市場原理主義は市場を通じて、効率的な資金配分を実現し切磋琢磨して成長して行こうと言う考え方だと認識しております。だからこそ、人間社会では欲を刺激して競争を促進させるやり方が正しいと言うのが、これまでの実験の結果でした。日本でも一時は共産主義的な考え方が正しいとする人間が大勢いましたが、共産主義は汚職が蔓延り経済が停滞し不平等が生まれるとの見方から、ベルリンの壁が崩壊し東西冷戦が崩れたことにおいて、市場原理主義が世界での共通認識として確立されたのでしょう。自由競争の環境を整備するために企業統治が問題とされるのですね。オリンパスの事件やブルドックソースの問題はこの環境を維持するために厳格に対処すべきなのですね。しかるに日本はブルドックソース側の意見を最高裁は認めました。つまり、あの判決は市場原理を否定したのです。だから株屋の僕は批判し続けました。2006年からの株価の下げは日本の間違った選択による結果だと考えています。
しかし昨日の日経新聞夕刊には藤原正彦さんが登場し「惻隠の情」を題材に震災の事を書いておりフリードマンの新自由主義を否定していましたね。おそらく今回の金融危機をこれらの考え方の人達は「それ見たことか…」とほくそ笑んでいるのでしょう。事実、藤原先生の雑感の中にもギリシャ危機の悲劇が新自由主義の犠牲者だと言う感覚で捉えられていました。僕とはずいぶん違う考え方です。市場原理主義は、常にこのような矛盾を探し叩くのですね。そうして是正を強いるのです。政策の矛盾がマグマのように貯まっている所には、合理的なギャップとの矛盾が存在し、そのギャップを叩くことが市場原理者にとって利益になるのです。休火山が爆発するようなものです。だからギャップを見つけるとそれを叩く準備をして、仕掛けをいくつか作ります。メディアの誘導は重要なパーツです。

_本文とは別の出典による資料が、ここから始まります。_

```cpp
using namespace gdrf;
// ... 950 lines not shown
    if (mask & SL_TRANSFORMS) {
      ScopedTimer tm(c, 2, s);
      dim3 g3((Mp + 255) / 256, Mp, K);
      hipLaunchKernelGGL(build_s_kernel<T>, g3, dim3(256), 0, s, Sunc, M, Mp, P(c->S), P(c->ST));
      hipLaunchKernelGGL(build_phi_kernel<T>, dim3(K), dim3(64), 0, s, phi_unc, K, V, P(c->phi));
      if (c->unwhitened) {
        if ((rc = unwhiten_forward(c, U, s))) return rc;
        U = (const T*)c->Uw;
      }
      hipLaunchKernelGGL(build_upad_kernel<T>, dim3((Mp + 255) / 256, GDRF_TILE), dim3(256), 0, s, U, K, M, Mp, P(c->Upad));
      if (!c->Tst && (rc = mm_nt<T>(c, P(c->S), mm, P(c->S), mm, P(c->Bm), mm, T(1), K, s))) return rc;
      if constexpr (std::is_same<T, float>::value) {
        if (c->split) {
          const SplitLay SL{K};
          HIPCHK(hipMemsetAsync(c->smx, 0, (size_t)SL.nmax() * sizeof(unsigned), s));
          if (c->split == 2) {
            hipLaunchKernelGGL(absmax_batched_kernel, dim3(64, K), dim3(256), 0, s, (const float*)c->Bm, mm, mm, c->smx + SL.mx_b(0));
            hipLaunchKernelGGL(absmax_batched_kernel, dim3(64, K), dim3(256), 0, s, (const float*)c->ST, mm, mm, c->smx + SL.mx_st(0));
          }
          split_scales(c, SPLIT_SC_W | SPLIT_SC_BST, s);
        }
      }
    }
    const int64_t rtiles = (n + GDRF_TILE - 1) / GDRF_TILE;
    if (mask & SL_FORWARD) {
    {
      if ((rc = knm_solve(c, X, n, s))) return rc;
      if ((rc = join_fact(c, s))) return rc;
      ScopedTimer tm(c, 3, s);
      FwdWProb<TS, T> p{{}, {}, (const TS*)Q(c->Knm), n, Mp, (const TS*)Q(c->Linv), P(c->W), P(c->qpart), ldk};
      if (c->split && sizeof(TS) == 8 && sizeof(T) == 4) {
        p.Wh = c->Wh; p.wh_stride = (int64_t)c->ncap * Mp; p.wh_mode = c->split; p.wh_scale = c->ssc + SplitLay{K}.w();
      }
      hipLaunchKernelGGL((gemm_nt_kernel<TS, FwdWProb<TS, T>>), dim3(nt_xcd_row_grid(rtiles, nct<TS>(c))), dim3(256), CS::LDS_BYTES, s, p);
    }
    HIPCHK(hipEventRecord(c->ev_fork, s));
    HIPCHK(hipStreamWaitEvent(c->side, c->ev_fork, 0));
    {
      ScopedTimer tm(c, 4, c->side);
      const size_t ulds = (size_t)K * Mp * sizeof(T);
      if (K <= LOC_KMAX && Mp % (16 * Vec16<T>::N) == 0 && ulds <= 150 * 1024) {
        if (ulds > 48 * 1024) HIPCHK(hipFuncSetAttribute((const void*)loc_rows_kernel<T>, hipFuncAttributeMaxDynamicSharedMemorySize, (int)ulds));
        const int64_t blocks = std::min<int64_t>((n + 31) / 32, 256 * 8);
        hipLaunchKernelGGL(loc_rows_kernel<T>, dim3((unsigned)blocks), dim3(256), ulds, c->side, (const T*)P(c->W), n, Mp, K, (const T*)P(c->Upad), P(c->loc), ldk);
      } else {
        bool wide = false;
        if constexpr (sizeof(T) == 8) {
          if (K > C::CW) {
            LocProb<T, true> p{{}, {}, {}, P(c->W), n, Mp, K, P(c->Upad), P(c->loc), ldk};
            hipLaunchKernelGGL((gemm_nt_kernel<T, LocProb<T, true>>), dim3((unsigned)rtiles), dim3(256), C::LDS_BYTES, c->side, p);
            wide = true;
          }
        }
        if (!wide) {
          LocProb<T> p{{}, {}, {}, P(c->W), n, Mp, K, P(c->Upad), P(c->loc), ldk};
          hipLaunchKernelGGL((gemm_nt_kernel<T, LocProb<T>>), dim3((unsigned)rtiles), dim3(256), C::LDS_BYTES, c->side, p);
        }
      }
    }
    HIPCHK(hipEventRecord(c->ev_loc, c->side));
    if constexpr (std::is_same<T, float>::value && sizeof(TS) == 8) {
      if (hyper_tn_on(c) && !(mask & SL_NO_DK)) {
        const int vpr = Mp / 8, rpp = 256 / vpr;
        const int64_t blocks = std::min<int64_t>((n + rpp - 1) / rpp, 256 * 16);
        if (!c->dKh) {
          void* pw = nullptr;
          hipError_t e = hipMalloc(&pw, (size_t)2 * c->ncap * Mp * 2);
// ... 133 lines not shown
        dim3 gr1((Mp + 255) / 256, Mp, 1);
        hipLaunchKernelGGL(reduce_slabs_kernel<T>, gr1, dim3(256), 0, ss, (const T*)slab_gt, ns, 1, Mp, 0, redT + roff(c, 3)); }
    }
    HIPCHK(hipEventRecord(c->ev_join, c->side));
    bool hyper_done = false;
    if constexpr (std::is_same<T, float>::value && sizeof(TS) == 8) {
      if (hyper_tn_on(c)) {
        hipStream_t ss = c->side;
        ScopedTimer tm(c, 8, ss);
        const int BR = TNCfg<T>::BR;
        const int ns = std::min(tn_nsplit_gt(c, n, BR), c->nsplit_cap);
        const int64_t rps = round_up((n + ns - 1) / ns, BR);
        float* slab_hd = (float*)c->slab + (int64_t)c->nsplit_cap * (K + 1) * mm;
        const SplitLay SL{K};
        if ((rc = tn_split<SplitF16>(c, (const float*)c->Wbar, nullptr, 0, n, rps, 0, slab_hd, 1, ns, c->nt * c->nt, SL.wbar(), 0, ss, c->dKh, SL.dk()))) return rc;
        hipLaunchKernelGGL(slab_linvt_dot_kernel<TS>, dim3((unsigned)M), dim3(256), 0, ss, (const float*)slab_hd, ns, Mp, M, (const TS*)Q(c->LinvT), c->hpart);
        hipLaunchKernelGGL(reduce_dparts_kernel, dim3(1), dim3(1024), 0, ss, c->hpart, (int64_t)M, 1, redd + 5);
        hipLaunchKernelGGL(wbar_w_dot_kernel<T>, dim3(2048), dim3(256), 0, ss, (const T*)P(c->Wbar), (const T*)P(c->W), n, Mp, c->hpart + Mp);
        hipLaunchKernelGGL(reduce_dparts_kernel, dim3(1), dim3(1024), 0, ss, c->hpart + Mp, (int64_t)2048, 1, redd + 4);
        HIPCHK(hipMemsetAsync(redd + 6, 0, sizeof(double), ss));
        LAUNCHCHK("hyper_tn");
        HIPCHK(hipEventRecord(c->ev_join, c->side));
        hyper_done = true;
      }
    }
    if (!hyper_done) {
      ScopedTimer tm(c, 8, s);
      const int64_t nb = nt_xcd_row_grid(rtiles, nct<TS>(c));
      if (3 * nb > c->dpart_len) return fail(-1, "gdrf_step_local", "n_local exceeds the context capacity");
      if (c->per) {
        if (c->learn_z) {
          BwdKnmProb<TS, T, true, true, true> p{{}, {}, P(c->Wbar), n, M, Mp, c->D, c->kind, (const TS*)Q(c->LinvT), (const TS*)Q(c->Knm), X,
                                                (const TS*)Q(c->Zs), c->hyp, c->dpart, c->zpart, c->apart, Xr, (const TS*)Q(c->Zph)};
          hipLaunchKernelGGL((gemm_nt_kernel<TS, BwdKnmProb<TS, T, true, true, true>>), dim3((unsigned)nb), dim3(256), CS::LDS_BYTES, s, p);
          hipLaunchKernelGGL(reduce_parts_kernel<double>, dim3((unsigned)((M * c->D + 255) / 256)), dim3(256), 0, s, (const double*)c->zpart, rtiles,
                             (int64_t)M * c->D, redd + 8);
        } else {
          BwdKnmProb<TS, T, false, true, true> p{{}, {}, P(c->Wbar), n, M, Mp, c->D, c->kind, (const TS*)Q(c->LinvT), (const TS*)Q(c->Knm), X,
                                                 (const TS*)Q(c->Zs), c->hyp, c->dpart, nullptr, c->apart, Xr, (const TS*)Q(c->Zph)};
          if (sizeof(TS) == 8)
            hipLaunchKernelGGL((gemm_nt_kernel_v160<TS, BwdKnmProb<TS, T, false, true, true>>), dim3((unsigned)nb), dim3(256), CS::LDS_BYTES, s, p);
          else hipLaunchKernelGGL((gemm_nt_kernel<TS, BwdKnmProb<TS, T, false, true, true>>), dim3((unsigned)nb), dim3(256), CS::LDS_BYTES, s, p);
        }
        hipLaunchKernelGGL(reduce_dparts_kernel, dim3(1), dim3(1024), 0, s, c->apart, nb, c->D + c->npair, redd + 8 + (int64_t)M * c->D);
      } else if (c->ard) {
        if (c->learn_z) {
          BwdKnmProb<TS, T, true, true> p{{}, {}, P(c->Wbar), n, M, Mp, c->D, c->kind, (const TS*)Q(c->LinvT), (const TS*)Q(c->Knm), X, (const TS*)Q(c->Zs),
                                          c->hyp, c->dpart, c->zpart, c->apart};
          hipLaunchKernelGGL((gemm_nt_kernel<TS, BwdKnmProb<TS, T, true, true>>), dim3((unsigned)nb), dim3(256), CS::LDS_BYTES, s, p);
          hipLaunchKernelGGL(reduce_parts_kernel<double>, dim3((unsigned)((M * c->D + 255) / 256)), dim3(256), 0, s, (const double*)c->zpart, rtiles,
                             (int64_t)M * c->D, redd + 8);
        } else {
          BwdKnmProb<TS, T, false, true> p{{}, {}, P(c->Wbar), n, M, Mp, c->D, c->kind, (const TS*)Q(c->LinvT), (const TS*)Q(c->Knm), X, (const TS*)Q(c->Zs),
                                           c->hyp, c->dpart, nullptr, c->apart};
          if (sizeof(TS) == 8) hipLaunchKernelGGL((gemm_nt_kernel_v160<TS, BwdKnmProb<TS, T, false, true>>), dim3((unsigned)nb), dim3(256), CS::LDS_BYTES, s, p);
          else hipLaunchKernelGGL((gemm_nt_kernel<TS, BwdKnmProb<TS, T, false, true>>), dim3((unsigned)nb), dim3(256), CS::LDS_BYTES, s, p);
        }
        hipLaunchKernelGGL(reduce_dparts_kernel, dim3(1), dim3(1024), 0, s, c->apart, nb, c->D, redd + 8 + (int64_t)M * c->D);
      } else if (c->learn_z) {
        BwdKnmProb<TS, T, true> p{{}, {}, P(c->Wbar), n, M, Mp, c->D, c->kind, (const TS*)Q(c->LinvT), (const TS*)Q(c->Knm), X, (const TS*)Q(c->Zs),
                                  c->hyp, c->dpart, c->zpart};
        hipLaunchKernelGGL((gemm_nt_kernel<TS, BwdKnmProb<TS, T, true>>), dim3((unsigned)nb), dim3(256), CS::LDS_BYTES, s, p);
        hipLaunchKernelGGL(reduce_parts_kernel<double>, dim3((unsigned)((M * c->D + 255) / 256)), dim3(256), 0, s, (const double*)c->zpart, rtiles,
                           (int64_t)M * c->D, redd + 8);
      } else {
        BwdKnmProb<TS, T> p{{}, {}, P(c->Wbar), n, M, Mp, c->D, c->kind, (const TS*)Q(c->LinvT), (const TS*)Q(c->Knm), X, (const TS*)Q(c->Zs), c->hyp,
                            c->dpart, nullptr};
        if (sizeof(TS) == 8) hipLaunchKernelGGL((gemm_nt_kernel_v160<TS, BwdKnmProb<TS, T>>), dim3((unsigned)nb), dim3(256), CS::LDS_BYTES, s, p);
        else hipLaunchKernelGGL((gemm_nt_kernel<TS, BwdKnmProb<TS, T>>), dim3((unsigned)nb), dim3(256), CS::LDS_BYTES, s, p);
      }
      hipLaunchKernelGGL(reduce_dparts_kernel, dim3(1), dim3(1024), 0, s, c->dpart, nb, 3, redd + 4);
    }
    LAUNCHCHK("backward");
    {
      const int BR = TNCfg<T>::BR;
      const int ns = std::min(tn_nsplit(c, n, BR, c->split ? 2 : 3), c->nsplit_cap);
      const int64_t rps = round_up((n + ns - 1) / ns, BR);
      TNArgs<T> a{P(c->W), Mp, P(c->W), Mp, P(c->vbar), ldk, n, rps, Mp, 1, P(c->slab), K, ns};
      int red_ns = ns, red_qd = GDRF_TILE / 2;
      { ScopedTimer tm(c, 9, s);
        if (c->split == 2) {
          if constexpr (std::is_same<T, float>::value) {
            const SplitLay SL{K};
            const int nst = std::min(tn_topics_nsplit(c, n), c->nsplit_cap);
            const int64_t rpst = round_up((n + nst - 1) / nst, 32);
            const int ntl = tnt_ntiles(Mp), kgroups = (K + TNT_KT - 1) / TNT_KT;
            TNTopicsArgs ta{(const _Float16*)c->Wh, (int64_t)c->ncap * Mp, Mp, (const float*)c->W, Mp, (const float*)c->vbar, ldk, n, rpst, Mp,
                            (float*)c->slab, K, nst, ntl, (const float*)c->ssc, SL.w(), SL.v(0)};
            if (10 * K >= 6 * kgroups * TNT_KT) {
              int ns1 = c->nsplit_cap < 64 ? c->nsplit_cap : 64;
              while (ns1 > 8 && (n + ns1 - 1) / ns1 < 8 * TN1_CH) ns1 -= 8;
              if (ns1 >= 8) ns1 &= ~7;
              const int64_t rps1 = round_up((n + ns1 - 1) / ns1, TN1_CH);
              const int64_t lds64 = round_up(c->ncap, 64);
              hipLaunchKernelGGL(tn1_scale_rows_kernel, dim3(256, K), dim3(256), 0, s, (const float*)c->vbar, ldk, n, (float*)c->vbs, lds64,
                                 (const float*)c->ssc, SL.v(0));
              TNTopicsArgs t1{(const _Float16*)c->Wh, (int64_t)c->ncap * Mp, Mp, (const float*)c->W, Mp, (const float*)c->vbs, lds64, n, rps1, Mp,
                              (float*)c->slab, K, ns1, ntl, (const float*)c->ssc, SL.w(), SL.v(0)};
              const int nth = tn2_ntiles_half(Mp);
              TNTopicsArgs t0 = t1, t4 = t1;
              t0.ntiles = ntl - nth; t4.ntiles = nth;
              HIPCHK(hipFuncSetAttribute((const void*)tn_topics_w2_kernel<0>, hipFuncAttributeMaxDynamicSharedMemorySize, tn2_lds_bytes()));
// ... 587 lines not shown
```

あとは資金力ですね。散々に人々の心を、メディアを通じて洗脳するのです。そうして資金力を使って矛盾を叩き始めると、だんだんその矛盾が一般の人にも理解され、やがて是正に向けて行動するようになります。その行動を通じて常に効率的な社会を形成すると言う考え方が市場原理主義(新自由主義)の考え方です。ところが藤原先生は、全く別な観点で物事を見ていますね。

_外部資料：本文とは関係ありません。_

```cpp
void elements(const Pair& G, Tables& T)
{
#ifdef LFC_COUNT
    int cost[U_WD + U_DISC + NBS] = {0};
#endif
    const Roche& R = G.R;
    const double s = G.s, c = G.c;
    const double twd = TWO_PI * ((1.0 - G.ulimb) * 0.5 + G.ulimb / 3.0);
    const double td = TWO_PI * (disc_boundary(NDISC_R, G) - disc_boundary(0, G));
    int k = 0;
    for (int u = 0; u < U_WD + U_DISC; ++u) {
        double Px, Py, Pz, wgt;
        bool isw = u < U_WD;
        if (isw) {
            const int ir = wd_ring_of(u);
            const double rc = kWdRc[ir], mu0 = kWdMu0[ir], cp = kWdCos[u], sp = kWdSin[u];
            Px = G.rwd_a * (-rc * sp * c + mu0 * s);
            Py = G.rwd_a * (rc * cp);
            Pz = G.rwd_a * (rc * sp * s + mu0 * c);
            wgt = std::fma(kWdA[ir], 1.0 - G.ulimb, kWdB[ir] * G.ulimb) / twd;
        } else {
            const int uu = u - U_WD, ir = uu / (NDISC_AZ / 2), j = uu - ir * (NDISC_AZ / 2);
            const double rc = G.rwd_a + (ir + 0.5) * ((G.rdisc_a - G.rwd_a) / NDISC_R);
            Px = rc * kDiscCos[j];
            Py = rc * kDiscSin[j];
            Pz = 0.0;
            wgt = (TWO_PI / NDISC_AZ) * (disc_boundary(ir + 1, G) - disc_boundary(ir, G)) / td;
        }
        double a, b;
        LFC_NIT
        element_interval_fast(R, Px, Py, Pz, s, c, G.rcal, G.reff, a, b LFC_NITARGS);
        LFC_COST(u);
        LFC_AB(a, b);
        T.a[k] = a; T.b[k] = b; T.w[k] = wgt; T.wd[k] = isw; ++k;
        const bool ecl = a < b;
        T.a[k] = ecl ? -b : 1.0; T.b[k] = ecl ? -a : -1.0; T.w[k] = wgt; T.wd[k] = isw; ++k;
    }
    double tot = 0.0;
    for (int j = 0; j < NBS; ++j) {
        const double uk = (j + 0.5) * (G.umax / NBS);
        T.sw[j] = std::exp(G.exp1 * std::log(uk) - std::pow(uk, G.exp2) - G.lnpk);
        tot += T.sw[j];
        const double off = G.L * (uk - G.upk);
        LFC_NIT
        element_interval_fast(R, std::fma(off, G.caz, G.bsx), std::fma(off, G.saz, G.bsy), 0.0, s, c, G.rcal, G.reff,
                              T.sa[j], T.sb[j] LFC_NITARGS);
        LFC_COST(U_WD + U_DISC + j);
        LFC_AB(T.sa[j], T.sb[j]);
    }
#ifdef LFC_COUNT
    count_pair(cost, U_WD + U_DISC + NBS);
#endif
    for (int j = 0; j < NBS; ++j) T.sw[j] /= tot;
    double dn = 0.0;
    for (int uu = 0; uu < U_DON; ++uu) {
        const int it = uu / (NDONOR_P / 4), ip = uu - it * (NDONOR_P / 4);
        const double dx = -kDonCt[it], dy = kDonSt[it] * kDonCp[ip], dz = kDonSt[it] * kDonSp[ip];
        double lo = 0.0, hi = R.Rs, r = G.reff, gx, gy, gz;
        if (!(r > lo && r < hi)) r = 0.5 * hi;
        for (int itr = 0; itr < ROOT_MAXIT; ++itr) {
            const double f = rpot_grad(R, std::fma(r, dx, 1.0), r * dy, r * dz, gx, gy, gz) - R.pl1;
            const double df = gx * dx + gy * dy + gz * dz;
            if (f > 0.0) hi = r; else lo = r;
            if (df > 0.0 && std::fabs(f / df) <= ROOT_LAST) { r -= f / df; break; }
            double rn = (df > 0.0) ? r - f / df : 0.5 * (lo + hi);
            if (!(rn > lo && rn < hi)) rn = 0.5 * (lo + hi);
            r = rn;
        }
        rgrad(R, std::fma(r, dx, 1.0), r * dy, r * dz, gx, gy, gz);
        const double ig = 1.0 / std::sqrt(gx * gx + gy * gy + gz * gz);
        const double nx = gx * ig, ny = gy * ig, nz = gz * ig;
        const double dA = r * r * kDonOmega[it] / (nx * dx + ny * dy + nz * dz);
        const double vx = dA * nx, vy = dA * ny, vz = dA * nz;
        const double srho = s * std::sqrt(vx * vx + vy * vy);
        const double kap = (srho > 0.0) ? -c * vz / srho : (c * vz > 0.0 ? -2.0 : 2.0);
        const double cen = -std::atan2(vy, vx) / TWO_PI, hw = std::acos(std::fmin(std::fmax(kap, -1.0), 1.0)) / TWO_PI;
        for (int mr = 0; mr < 4; ++mr) {
            const int t = 4 * uu + mr;
            T.dv[t][0] = vx;
            T.dv[t][1] = (mr & 1) ? -vy : vy;
            T.dv[t][2] = (mr & 2) ? -vz : vz;
            T.dcen[t] = (mr & 1) ? -cen : cen;
            T.dhw[t] = (mr & 2) ? 0.5 - hw : hw;
            dn += std::fmax(-s * T.dv[t][1] + c * T.dv[t][2], 0.0);
        }
    }
    T.dnorm = dn;
}

double wrap_phase(double ph) { return ph - std::floor(ph + 0.5); }

void sweep_window(const double* lo, const double* hi, const double* iw, int m, double a, double b, double wn,
                  double* d, double* direct)
{
    const int P2 = int(std::lower_bound(lo, lo + m, a) - lo);
    const int P4 = int(std::lower_bound(lo, lo + m, b) - lo);
    const int P1 = int(std::upper_bound(hi, hi + m, a) - hi);
    const int P3 = int(std::upper_bound(hi, hi + m, b) - hi);
    int e0 = P4, s1 = P4;
    if (P2 < P3) {
        d[P2] += wn;
        d[P3] -= wn;
        e0 = P2;
        s1 = P3;
    }
    for (int r = 0; r < 2; ++r)
        for (int p = r ? s1 : P1; p < (r ? P4 : e0); ++p) {
            if (hi[p] > lo[p]) {
                const double ov = std::fmin(b, hi[p]) - std::fmax(a, lo[p]);
                if (ov > 0.0) direct[p] += wn * ov * iw[p];
            } else if (a < lo[p] && lo[p] < b) {
                direct[p] += wn;
            }
        }
}

void sweep_points(const double* ph, int m, double x1, double x2, const double* v, std::vector<double>& d3)
{
    const int P = int(std::upper_bound(ph, ph + m, x1) - ph), Q = int(std::lower_bound(ph, ph + m, x2) - ph);
    if (P < Q)
        for (int k = 0; k < 3; ++k) {
            d3[3 * P + k] += v[k];
            d3[3 * Q + k] -= v[k];
        }
}

double chisq(const Pair& G, const Tables& T, const double* x, const double* w, const double* y, const double* ye, int n,
             int S, std::vector<double>& buf, double* fout = nullptr)
{
    const int ns = n * S;
    buf.assign(size_t(9) * n + size_t(10) * ns + 8, 0.0);
    double* lo = buf.data();
    double* hi = lo + n;
    double* iw = hi + n;
    double* dw = iw + n;
    double* dd = dw + n + 1;
    double* xw = dd + n + 1;
    double* xd = xw + n;
    double* slo = xd + n + 1;
    double* shi = slo + ns;
    double* siw = shi + ns;
    double* sph = siw + ns;
    double* ds = sph + ns;
// ... 353 lines not shown
```

### cpu_baseline/shim/hip/hip_runtime.h

```cpp
#pragma once
#include <algorithm>
#include <cmath>
#define __device__
#define __host__
#define __global__
#define __constant__
#define __forceinline__ inline
#define __noinline__
#define __builtin_amdgcn_rsq(x) (1.0 / std::sqrt(x))
#define __builtin_amdgcn_rcp(x) (1.0 / (x))
using std::max;
using std::min;
inline double rsqrt(double x) { return 1.0 / std::sqrt(x); }
inline float rsqrtf(float x) { return 1.0f / std::sqrt(x); }
```

### lfit_python_amd/csrc/lfg.hip

```cpp
#include <hip/hip_runtime.h>
#include <atomic>
#include <stdint.h>
#include <stdlib.h>

#include <type_traits>

#include "lfg.h"
#include "lfg_device.hpp"
#include "lfg_tables.hpp"

using namespace lfg;

#if defined(LFG_PROFILE_PAIR) || defined(LFG_COUNT_ITERS) || defined(LFG_COUNT_QUIET)
#define LFG_ONE_TU 1
#endif

namespace {

constexpr int SETUP_BLOCK = 64;
#ifndef LFG_ELEM_BLOCK
#define LFG_ELEM_BLOCK 64
#endif
constexpr int ELEM_BLOCK = LFG_ELEM_BLOCK;
#ifndef LFG_ELEM_IPL
// ... 520 lines not shown
template <typename GPtr>
__device__ __forceinline__ void ring_weight_lane(int rb, GPtr G, double* __restrict__ wtd)
{
    const double P = disc_boundary(rb, G);
    const int lane = int(threadIdx.x) & 63, l0 = lane - rb;
    const double Pn = __shfl(P, min(lane + 1, l0 + NDISC_R), 64);
    const double Pt = __shfl(P, l0 + NDISC_R, 64);
    if (rb < NDISC_R) wtd[rb] = (TWO_PI / NDISC_AZ) * (Pn - P);
    if (rb == 0) wtd[NDISC_R] = TWO_PI * (Pt - P);
}

template <typename GPtr, typename Sink>
__device__ __forceinline__ void element_item_to(int v, GPtr G, Sink& K);

struct MemSink {
    const ElemOut& O;
    __device__ __forceinline__ void mark() {}
    __device__ __forceinline__ void wd_disc(int u, double a, double b) { O.abw[uslot(u)] = make_double2(a, b); }
    __device__ __forceinline__ void spot(int j, double a, double b, double w)
    {
        O.abs[j] = make_double2(a, b);
        O.wbs[j] = w;
    }
    __device__ __forceinline__ void donor(int uu, double vx, double vy, double vz, double cen, double hw)
    {
        double* D = O.don + uu * DON_STRIDE;
        D[0] = vx;
        D[1] = vy;
        D[2] = vz;
        D[3] = cen;
        D[4] = hw;
    }
};

template <typename GPtr>
__device__ __forceinline__ void element_item(int v, GPtr G, const ElemOut& O)
{
    MemSink K{O};
    element_item_to(v, G, K);
}

__device__ __forceinline__ void element_lane(int v, int pair, int npairs, const double* __restrict__ G, int st0, int bst,
                                             int* status, double2* __restrict__ AB, double* __restrict__ DON,
                                             double* __restrict__ WT, const ElemSpec& X)
{
    double* Wp = WT + size_t(pair) * WT_N;
    if (v >= NUNIQ) {
        const int rb = v - NUNIQ;
        if (rb > NDISC_R || st0 != ST_OK) return;
        ring_weight_lane(rb, G, Wp + WT_DISC);
        return;
    }
    static_assert((NUNIQ % ELEM_BLOCK) + NDISC_R + 1 <= ELEM_BLOCK, "ring-weight lanes fit in the last chunk");
    static_assert(WT_TD == WT_DISC + NDISC_R, "disc total follows the ring weights");
    if (st0 != ST_OK) return;
    if (bst != ST_OK) {
        if (v == 0 && !X.jk) status[pair] = bst;
        return;
    }
    if (X.lprior) {
        const int w = pair / X.E;
        const double lp = X.jk ? X.priorC[size_t(X.accflag[X.jk[w]]) * (npairs / X.E) + w] : X.lprior[w];
        if (prior_rejects(lp, G)) return;
    }
    double2* ABp = AB + size_t(pair) * NELU;
    element_item(v, G, ElemOut{ABp, ABp + NU_WDD, DON + size_t(pair) * U_DON * DON_STRIDE, Wp + WT_DISC, Wp + WT_BS});
}
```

ただ今回の欧州危機のように、なかなか動かない現実の狭間で、市場原理が正しいと大きく主張すれば、どんどんその考え方の対立の中で犠牲になる人が増えます。だから市場原理と言うのは正しい考え方かな?とも考えますね。オリンパスの問題はある意味で「惻隠の情」の賜物かも知れませんね。前任者の失敗を庇う訳です。だから菊川さんは別に次元では素晴らしい経営者かも知れません。市場原理主義と相反する考え方の中の武士道の世界では菊川さんは英雄ですね。お家の大事をつつがなく収めた立役者です。皆さんはどう考えるのでしょう。